# Livres en anglais sur mon iPad français?



## SetBlue (28 Mai 2010)

Bonjour,

Heureux possesseur d'un iPad 3G depuis ce midi, j'ai installé l'application iBooks.

Je m'aperçois que le contenu de la bibliothèque semble être spécifique à chaque pays.

Je voudrais savoir s'il y a un moyen d'accéder aux livres en anglais présents sur l'iBooks Store US. J'aimerais bien pouvoir acheter quelques livres US pour travailler un peu mon anglais.

Merci d'avance pour vos réponses.


----------



## bonpat (28 Mai 2010)

Bonjour,

Moi j'ai le problème inverse 

Mon iBooks pointe sur le UK et je ne trouve aucun moyen d'aller sur le français.

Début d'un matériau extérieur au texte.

template <bool A_ROW, bool B_ROW, int EPI, int BMT, int BNT, bool GROUPED = false>
__device__ __forceinline__ void compute_waves(const Args& g, char* lds, int wid, int lane) {
  constexpr int WN = BNT / 32;
  constexpr int A_BYTES = BMT * 128;
  const int wm = wid / WN, wn = wid % WN;
  const int tid = wid * 64 + lane;
  const Walk w = my_tiles(g);
  const uint32_t fa0 = frag_base<A_ROW, BMT>(wm * 64, lane);
  const uint32_t fa1 = frag_base<A_ROW, BMT>(wm * 64 + 32, lane);
  const uint32_t fb0 = frag_base<B_ROW, BNT>(wn * 32, lane);
  float* red = reinterpret_cast<float*>(lds + NSLOT * SLOT_BYTES);
  constexpr bool DO_BIAS = !A_ROW && EPI == EPI_STORE;
  constexpr int BPARTS = 256 / BMT;

  double lsum = 0.0;
  int cslot = 0, redbuf = 0;
  bool pending = false;
  Tile pc{};
  f32x16 acc0, acc1;
#pragma unroll
  for (int r = 0; r < 16; ++r) { acc0[r] = 0.f; acc1[r] = 0.f; }
  float bsum = 0.f;

  int ct = w.first;
  bool have = ct < w.end;
  Tile c{};
  if (have) c = decode_tile<GROUPED>(g, ct, BMT, BNT);
  int kt = 0;
  while (have || pending) {
    step_barrier();
    if (pending) {
      if (DO_BIAS && g.bias_part != nullptr && pc.tn == 0) {
        const float* rb = red + (redbuf ^ 1) * 256;
        if (tid < BMT && pc.m0 + tid < g.M) {
          float s = rb[tid];
#pragma unroll
          for (int p = 1; p < BPARTS; ++p) s += rb[tid + p * BMT];
          g.bias_part[(int64_t)pc.z * g.bias_part_stride + pc.m0 + tid] = s;
        }
      }
      if (RING_DBG & 8) {
        float t = 0.f;
        for (int r = 0; r < 16; ++r) t += acc0[r] + acc1[r];
        if (t == 1.2345f) g.C[0] = t;
      } else {
        const float4 bv = load_bias<EPI>(g, pc.n0, wn, lane);
        if (EPI == EPI_STORE || g.act == ACT_NONE) epilogue<EPI, ACT_NONE>(g, pc, acc0, acc1, wm, wn, lane, bv, lsum);
        else if (g.act == ACT_TANH) epilogue<EPI, ACT_TANH>(g, pc, acc0, acc1, wm, wn, lane, bv, lsum);
        else epilogue<EPI, ACT_RELU>(g, pc, acc0, acc1, wm, wn, lane, bv, lsum);
      }
      pending = false;
    }
    if (!have) break;

    char* tA = lds + cslot * SLOT_BYTES;
    char* tB = tA + A_BYTES;
    if ((A_ROW || B_ROW) && kt == c.nk - 1 && (c.klen & (RBK - 1)) != 0) {
      if (A_ROW) zero_tail<BMT>(tA, c.klen & (RBK - 1), tid);
      if (B_ROW) zero_tail<BNT>(tB, c.klen & (RBK - 1), tid);
      lds_barrier();
    }
    if (DO_BIAS && g.bias_part != nullptr && c.tn == 0) {
      constexpr int KP = RBK / BPARTS;
      const float* ctile = reinterpret_cast<const float*>(tA) + (tid / BMT) * KP * BMT + tid % BMT;
#pragma unroll
      for (int kk = 0; kk < KP; ++kk) bsum += ctile[kk * BMT];
    }
#pragma unroll
    for (int kg = 0; kg < 4; ++kg) {
      float4 a0, a1, b0;
      if (RING_DBG & 16) {
        a0 = make_float4(1.f + kg, 2.f, 3.f, 4.f); a1 = a0; b0 = a0;
        asm volatile("" : "+v"(a0.x), "+v"(a1.x), "+v"(b0.x));
      } else {
        a0 = read_frag<A_ROW, BMT>(tA, fa0, kg);
        a1 = read_frag<A_ROW, BMT>(tA, fa1, kg);
        b0 = read_frag<B_ROW, BNT>(tB, fb0, kg);
      }
      if (RING_DBG & 4) {
        asm volatile("" ::"v"(a0.x), "v"(a0.y), "v"(a0.z), "v"(a0.w), "v"(a1.x), "v"(a1.y), "v"(a1.z), "v"(a1.w),
                     "v"(b0.x), "v"(b0.y), "v"(b0.z), "v"(b0.w));
        continue;
      }
      if (kg == 0 && kt == 0) {
        const f32x16 zero = {0.f, 0.f, 0.f, 0.f, 0.f, 0.f, 0.f, 0.f, 0.f, 0.f, 0.f, 0.f, 0.f, 0.f, 0.f, 0.f};
        acc0 = __builtin_amdgcn_mfma_f32_32x32x2f32(a0.x, b0.x, zero, 0, 0, 0);
        acc1 = __builtin_amdgcn_mfma_f32_32x32x2f32(a1.x, b0.x, zero, 0, 0, 0);
      } else {
        acc0 = __builtin_amdgcn_mfma_f32_32x32x2f32(a0.x, b0.x, acc0, 0, 0, 0);
        acc1 = __builtin_amdgcn_mfma_f32_32x32x2f32(a1.x, b0.x, acc1, 0, 0, 0);
      }
      acc0 = __builtin_amdgcn_mfma_f32_32x32x2f32(a0.y, b0.y, acc0, 0, 0, 0);
      acc1 = __builtin_amdgcn_mfma_f32_32x32x2f32(a1.y, b0.y, acc1, 0, 0, 0);
      acc0 = __builtin_amdgcn_mfma_f32_32x32x2f32(a0.z, b0.z, acc0, 0, 0, 0);
      acc1 = __builtin_amdgcn_mfma_f32_32x32x2f32(a1.z, b0.z, acc1, 0, 0, 0);
      acc0 = __builtin_amdgcn_mfma_f32_32x32x2f32(a0.w, b0.w, acc0, 0, 0, 0);
      acc1 = __builtin_amdgcn_mfma_f32_32x32x2f32(a1.w, b0.w, acc1, 0, 0, 0);
    }
    cslot = cslot == NSLOT - 1 ? 0 : cslot + 1;
    if (++kt == c.nk) {
      if (DO_BIAS && g.bias_part != nullptr && c.tn == 0) {
        red[redbuf * 256 + tid] = bsum;
        bsum = 0.f;
        redbuf ^= 1;
        asm volatile("s_waitcnt lgkmcnt(0)" ::: "memory");
      }
      pending = true;
      pc = c;
      kt = 0;
      ct += w.stride;
      have = ct < w.end;
      if (have) c = decode_tile<GROUPED>(g, ct, BMT, BNT);
    }
  }
  if (EPI == EPI_MSE) {
    double* redd = reinterpret_cast<double*>(red);
#pragma unroll
    for (int off = 32; off > 0; off >>= 1) lsum += __shfl_xor(lsum, off, 64);
    if (lane == 0) redd[wid] = lsum;
    lds_barrier();
    if (tid == 0) g.loss_partial[blockIdx.x] = (redd[0] + redd[1]) + (redd[2] + redd[3]);
  }
}

template <bool A_ROW, bool B_ROW, int EPI, int WM, bool GROUPED = false>
__global__ __launch_bounds__(THREADS, (2 * THREADS + 255) / 256) void gemm_ring_kernel(Args g) {
  constexpr int BMT = 64 * WM, BNT = 32 * (4 / WM);
  __shared__ __attribute__((aligned(1024))) char lds[LDS_BYTES];
  const uint32_t lds0 = (uint32_t)(uintptr_t)(lds_char_p)lds;
  const int lane = threadIdx.x & 63;
  const int wid = __builtin_amdgcn_readfirstlane(threadIdx.x >> 6);
  uint64_t t0c = 0, t0r = 0;
  if (g.stamps) { t0c = __builtin_amdgcn_s_memtime(); t0r = __builtin_amdgcn_s_memrealtime(); }
  if (wid >= 4) {
    loader_wave<A_ROW, B_ROW, BMT, BNT, GROUPED>(g, lds, lds0, lane, EPI == EPI_MSE, wid - 4);
  } else {
    compute_waves<A_ROW, B_ROW, EPI, BMT, BNT, GROUPED>(g, lds, wid, lane);
  }
  if (g.stamps && threadIdx.x == 0) {
    g.stamps[4 * blockIdx.x] = __builtin_amdgcn_s_memtime() - t0c;
    g.stamps[4 * blockIdx.x + 1] = __builtin_amdgcn_s_memrealtime() - t0r;
    g.stamps[4 * blockIdx.x + 2] = t0r;
  }
}
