+struct adam_math {
+    float b1, b2, eps, wd, gs, step_size, isq2;
+    __device__ __forceinline__ void init(const float* hyper, int t) {
+        const float lr = hyper[0];
+        b1 = hyper[1], b2 = hyper[2], eps = hyper[3], wd = hyper[4], gs = hyper[7];
+        const float bc1 = 1.f - powf(b1, (float)t), bc2 = 1.f - powf(b2, (float)t);
+        step_size = lr / bc1, isq2 = 1.f / sqrtf(bc2);
+    }
+    __device__ __forceinline__ bool upd(float& pi, float gi, float& mi, float& vi) const {
+        gi = gi * gs;
+        if (!(fabsf(gi) <= 3.4e38f)) return false;
+        if (wd != 0.f) gi = fmaf(wd, pi, gi);
+        mi = b1 * mi + (1.f - b1) * gi;
+        vi = b2 * vi + (1.f - b2) * gi * gi;
+        pi = pi - step_size * mi / (sqrtf(vi) * isq2 + eps);
+        return true;
+    }
+};
+
+struct sgd_math {
+    float lr, wd, mu, nest, gs;
+    bool first;
+    __device__ __forceinline__ void init(const float* hyper, int t) {
+        lr = hyper[0], wd = hyper[4], mu = hyper[5], nest = hyper[6], gs = hyper[7];
+        first = t <= 1;
+    }
+    __device__ __forceinline__ bool upd(float& pi, float gi, float& bi) const {
+        gi = gi * gs;
+        if (!(fabsf(gi) <= 3.4e38f)) return false;
+        if (wd != 0.f) gi = fmaf(wd, pi, gi);
+        if (mu != 0.f) {
+            bi = first ? gi : mu * bi + gi;
+            gi = nest != 0.f ? gi + mu * bi : bi;
+        }
+        pi = pi - lr * gi;
+        return true;
+    }
+};
+
 __global__ __launch_bounds__(256) void adam_kernel(float* p, const float* g, float* m, float* v, int64_t n,
                                                    const float* hyper, const int32_t* step) {
-    const float lr = hyper[0], b1 = hyper[1], b2 = hyper[2], eps = hyper[3], wd = hyper[4], gs = hyper[7];
     const int t = step[0];
     if (t < 0) return;
-    const float bc1 = 1.f - powf(b1, (float)t), bc2 = 1.f - powf(b2, (float)t);
-    const float step_size = lr / bc1, isq2 = 1.f / sqrtf(bc2);
+    adam_math a;
+    a.init(hyper, t);
     for (int64_t i = (int64_t)blockIdx.x * 256 + threadIdx.x; i < n; i += (int64_t)gridDim.x * 256) {
-        float gi = g[i] * gs;
-        if (!(fabsf(gi) <= 3.4e38f)) continue;
-        const float pi = p[i];
-        if (wd != 0.f) gi = fmaf(wd, pi, gi);
-        const float mi = b1 * m[i] + (1.f - b1) * gi;
-        const float vi = b2 * v[i] + (1.f - b2) * gi * gi;
+        float pi = p[i], mi = m[i], vi = v[i];
+        if (!a.upd(pi, g[i], mi, vi)) continue;
         m[i] = mi, v[i] = vi;
-        p[i] = pi - step_size * mi / (sqrtf(vi) * isq2 + eps);
+        p[i] = pi;
     }
 }
 
 __global__ __launch_bounds__(256) void sgd_kernel(float* p, const float* g, float* mom, int64_t n, const float* hyper,
                                                   const int32_t* step) {
-    const float lr = hyper[0], wd = hyper[4], mu = hyper[5], nest = hyper[6], gs = hyper[7];
     if (step[0] < 0) return;
-    const bool first = step[0] <= 1;
+    sgd_math a;
+    a.init(hyper, step[0]);
     for (int64_t i = (int64_t)blockIdx.x * 256 + threadIdx.x; i < n; i += (int64_t)gridDim.x * 256) {
-        float gi = g[i] * gs;
-        if (!(fabsf(gi) <= 3.4e38f)) continue;
-        const float pi = p[i];
-        if (wd != 0.f) gi = fmaf(wd, pi, gi);
-        if (mu != 0.f) {
-            const float b = first ? gi : mu * mom[i] + gi;
-            mom[i] = b;
-            gi = nest != 0.f ? gi + mu * b : b;
-        }
-        p[i] = pi - lr * gi;
-    }
+        float pi = p[i], bi = a.mu != 0.f ? mom[i] : 0.f;
+        if (!a.upd(pi, g[i], bi)) continue;
+        if (a.mu != 0.f) mom[i] = bi;
+        p[i] = pi;
+    }
+}
+
+struct src_adam {
+    float* p; const float* g; float* m; float* v;
+    adam_math a;
+    struct pack { float4 p, g, m, v; };
+    static constexpr int inflight = 3;
+    __device__ __forceinline__ bool aligned() const { return (((uintptr_t)p | (uintptr_t)g | (uintptr_t)m | (uintptr_t)v) & 15) == 0; }
+    __device__ __forceinline__ pack load4(int64_t i) const {
+        pack k;
+        k.p = *reinterpret_cast<const float4*>(p + i), k.g = *reinterpret_cast<const float4*>(g + i);
+        k.m = *reinterpret_cast<const float4*>(m + i), k.v = *reinterpret_cast<const float4*>(v + i);
+        return k;
+    }
+    __device__ __forceinline__ float4 get4(int64_t i, pack k) const {
+        const bool any = a.upd(k.p.x, k.g.x, k.m.x, k.v.x) | a.upd(k.p.y, k.g.y, k.m.y, k.v.y) |
+                         a.upd(k.p.z, k.g.z, k.m.z, k.v.z) | a.upd(k.p.w, k.g.w, k.m.w, k.v.w);
+        if (any) {
+            *reinterpret_cast<float4*>(m + i) = k.m, *reinterpret_cast<float4*>(v + i) = k.v;
+            *reinterpret_cast<float4*>(p + i) = k.p;
+        }
+        return k.p;
+    }
+    __device__ __forceinline__ float get(int64_t i) const {
+        float pi = p[i], mi = m[i], vi = v[i];
+        if (a.upd(pi, g[i], mi, vi)) m[i] = mi, v[i] = vi, p[i] = pi;
+        return pi;
+    }
+};
+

En fait, j'utilise alternativement l'iTunes store UK et le français (j'ai une carte bancaire différente pour chaque pays). J'ai acheté sur le store UK la série LOST saeson 6 qui est maintenant terminée depuis une semaine. Quand je vais dans mes préférences Store je ne peux remettre mon pays à France car il bloque en disant que mon pass pour LOST est toujours actif et que je ne peux changer tant que la saison n'est pas terminée.

Etrangement je n'ai pas de problème sur mon Mac pour passer sur l'iTunes Store français en étant dans iTunes. Mais impossible de changer le pays sur France dans le setting Store de l'iPad.

Au fait sais-tu si l'on peut s'échanger des iBooks? Ce serait bien utile dans le cas présent.
Si c'est possible j'ai téléchargé gratuitement:

Aesop's Fables	(620 BC-563 BC Aesop)
Stories from Hans Andersen	(Hans Christian Andersen)
iPad User Guide	(Apple Inc.)
Pride and Prejudice	(Jane Austen)
Wuthering Heights	(Emily Brontë)
Alice's Adventures in Wonderland	(Lewis Carroll)
On the Origin of Species	(Charles Darwin)
A Christmas Carol	(Charles Dickens)
Grimm's Fairy Stories	(Jacob Grimm & Wilhelm Grimm)
Thoughts on Art and Life	(1452-1519 Leonardo da Vinci)
Selected Essays	(Karl Marx)
Winnie-the-Pooh	(A. A. Milne)

@+
patrice


----------



## twinworld (28 Mai 2010)

Quand vous êtes sur la page d'accueil faut faire défiler la fenêtre et sélectionner la langue


----------



## bonpat (28 Mai 2010)

twinworld a dit:


> Quand vous êtes sur la page d'accueil faut faire défiler la fenêtre et sélectionner la langue



Je ne suis pas sur de comprendre de quelle page d'accueil tu me parles. Lorsque je suis sur l'iPad et que je vais sur iBooks je ne vois pas où je peux choisir la langue.
De même lorsque je suis sur l'iPad et que je vais sur iTunes je ne vois où je peux changer la langue. Je suis sur l'iTunes store UK sur mon iPad.

Alors que sur mon Mac lorsque je vais sur iTunes je vois bien comment changer de langue. C'est ce que j'expliquais précédemment. Je peux aller sur l'iTunes store français avec mon Mac mais pas avec mon iPad...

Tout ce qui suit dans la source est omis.